*ABOUT THIS EXERCISE:* Pick out every line of the entries below where "total" occurs, and copy those lines.

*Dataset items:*

diff --git a/pytorch-unsup-pc_amd/csrc/dpc_kernels.h b/pytorch-unsup-pc_amd/csrc/dpc_kernels.h
--- a/pytorch-unsup-pc_amd/csrc/dpc_kernels.h
+++ b/pytorch-unsup-pc_amd/csrc/dpc_kernels.h
@@ -172,6 +172,55 @@
     int c, pos;
     flat_lookup(tab, j, c, pos);
     f(load_record(cells.recs(b, c), pos), cells.aux(b, c) + pos);
+  }
+}
+
+struct FlatPair {
+  uint32_t off[2];
+};
+template <int NT>
+__device__ inline FlatPair flat_lookup_pair(const int* tab, uint32_t chunk_bytes32) {
+  FlatPair p{{0u, 0u}};
+  const int total = tab[DPC_WAVE];
+  const int j0 = threadIdx.x;
+  if (j0 >= total) return p;
+  int coarse[7];
+#pragma unroll
+  for (int m = 0; m < 7; ++m) coarse[m] = tab[8 * (m + 1)];
+  auto find = [&](int j) -> uint32_t {
+    int c0 = 0;
+#pragma unroll
+    for (int m = 0; m < 7; ++m) c0 += coarse[m] <= j ? 8 : 0;
+    const int4 lo = *reinterpret_cast<const int4*>(tab + c0), hi = *reinterpret_cast<const int4*>(tab + c0 + 4);
+    const int fine[7] = {lo.y, lo.z, lo.w, hi.x, hi.y, hi.z, hi.w};
+    int c = c0;
+#pragma unroll
+    for (int m = 0; m < 7; ++m) c += fine[m] <= j ? 1 : 0;
+    const int pos = tab[DPC_WAVE + 1 + c] + (j - tab[c]);
+    return (uint32_t)c * chunk_bytes32 + (uint32_t)pos * (uint32_t)sizeof(PointRec);
+  };
+  p.off[0] = find(j0);
+  if (j0 + NT < total) p.off[1] = find(j0 + NT);
+  return p;
+}
+
+template <int NT, class F>
+__device__ inline void for_each_record_flat(const Cells& cells, int b, const int* tab, const FlatPair& pre, F f) {
+  const int total = tab[DPC_WAVE];
+  const uint8_t* base = cells.at(b, 0);
+  const uint8_t* aux_base = base + (size_t)kLocThreads * sizeof(PointRec);
+  const uint32_t chunk_bytes32 = (uint32_t)cells.chunk;
+  int round = 0;
+  for (int j = threadIdx.x; j < total; j += NT, ++round) {
+    uint32_t off;
+    if (round < 2) {
+      off = round == 0 ? pre.off[0] : pre.off[1];
+    } else {
+      int c, pos;
+      flat_lookup(tab, j, c, pos);
+      off = (uint32_t)c * chunk_bytes32 + (uint32_t)pos * (uint32_t)sizeof(PointRec);
+    }
+    f(load_record_at(base, off), reinterpret_cast<const int4*>(aux_base + off));
   }
 }
 
diff --git a/pytorch-unsup-pc_amd/csrc/dpc_slab_bwd.hip b/pytorch-unsup-pc_amd/csrc/dpc_slab_bwd.hip
--- a/pytorch-unsup-pc_amd/csrc/dpc_slab_bwd.hip
+++ b/pytorch-unsup-pc_amd/csrc/dpc_slab_bwd.hip
@@ -1,4 +1,5 @@
 #include "dpc_kernels.h"
+#include <type_traits>
 
 DPC_DEBUG_SETTERS(bwd)
 
@@ -22,6 +23,7 @@
   const int Zs = GS ? ZS : zs_rt;
   constexpr bool kRolls = GS > 0 && ZS == 1 && RB > 0;
   const int roll = kRolls ? zs_rt : 1;
+  constexpr bool kLean = GS == 64 && RB > 0 && RB <= 4;
   const int reps = P.point_replicas > 1 ? P.point_replicas : 1;
   const bool shared_points = reps > 1 || P.point_index != nullptr;
   const bool wo = winners_only(la) && shared_points;
@@ -56,6 +58,7 @@
   const float* src = dT + ((size_t)b * D + zfirst) * HW;
   const uint64_t* mrow = mask + ((size_t)b * D + zfirst) * wpp;
   float* red;
+  [[maybe_unused]] FlatPair pre{{0u, 0u}};
 
   if constexpr (GS > 0) {
     constexpr int NPL = ZS + 1;
@@ -107,6 +110,8 @@
       }
       if (cells.nblk <= DPC_WAVE) finish_record_table(rr, reinterpret_cast<int*>(red + kRedTab));
       __syncthreads();
+      if constexpr (kLean)
+        if (cells.nblk <= DPC_WAVE) pre = flat_lookup_pair<Geo::NT>(reinterpret_cast<const int*>(red + kRedTab), (uint32_t)cells.chunk);
       DPC_STAMP(9);
       DPC_STAMP(10);
     }
@@ -190,9 +195,51 @@
       }
     }
   };
+  auto corner_rows = [&](const Cell& c, float (&cv)[2][2][2], const float (&wm)[2][2 * RB + 1]) {
+    if constexpr (kLean) {
+      using Geo = BwdGeo<GS, RB, ZS + 1>;
+      const int plane = c.iz - z0;
+      const int row00 = plane * GS + c.iy;
+      const int win = Geo::row_start(row00) + Geo::PAD + c.ix - RB;
+      const bool next_row = c.iy + 1 < GS;
+      const int dj = next_row ? 1 : 0;
+      constexpr int dk = GS;
+      const uint32_t* mlds = reinterpret_cast<const uint32_t*>(red + kRedMask);
+      const int mw = row00 * (GS / 32);
+#pragma unroll
+      for (int k = 0; k < 2; ++k)
+#pragma unroll
+        for (int j = 0; j < 2; ++j) {
+          const int drow = k * dk + j * dj;
+          int wi = win + drow * Geo::WP, mi = mw + drow * (GS / 32);
+          asm volatile("" : "+v"(wi), "+v"(mi));
+          const float* rp = slab + wi;
+          float v[2 * RB + 2];
+#pragma unroll
+          for (int i = 0; i < 2 * RB + 2; ++i) v[i] = rp[i];
+          const uint64_t word = *reinterpret_cast<const uint64_t*>(mlds + mi);
+          uint32_t bits = (uint32_t)(word >> c.ix);
+          if (j == 1) bits = next_row ? bits : 0u;
+          const bool pass[2] = {(bits & 1u) != 0u, (bits & 2u) != 0u};
+#pragma unroll
+          for (int e = 0; e < 2; ++e) {
+            float acc = 0.f;
+#pragma unroll
+            for (int i = 0; i < 2 * RB + 1; ++i) {
+              const int tp = tap_edge_first<RB>(i);
+              if (Geo::NARROW && reaches_over(e + tp)) acc = fmaf(wm[e][tp], v[e + tp], acc);
+              else acc = fmaf(taps_adj.w[tp], v[e + tp], acc);
+            }
+            cv[k][j][e] = pass[e] ? acc : 0.f;
+          }
+          if (k + j < 2) __builtin_amdgcn_sched_barrier(0);
+        }
+    }
+  };
+  const bool scaled = !kLean || upstream != 1.0f;
   auto finish_point = [&](const int4 pt, float dgz, float dgy, float dgx) {
     const int i = pt.w;
-    dgz *= upstream; dgy *= upstream; dgx *= upstream;
+    if (scaled) { dgz *= upstream; dgy *= upstream; dgx *= upstream; }
     const float px = __int_as_float(pt.x), py = __int_as_float(pt.y), pz = __int_as_float(pt.z);
     const Projected o = project_point(cam, px, py, pz);
     float dpx, dpy, dpz;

*OUTPUT FOR THIS TASK:*
+  const int total = tab[DPC_WAVE];
+  if (j0 >= total) return p;
+  if (j0 + NT < total) p.off[1] = find(j0 + NT);
+  const int total = tab[DPC_WAVE];
+  for (int j = threadIdx.x; j < total; j += NT, ++round) {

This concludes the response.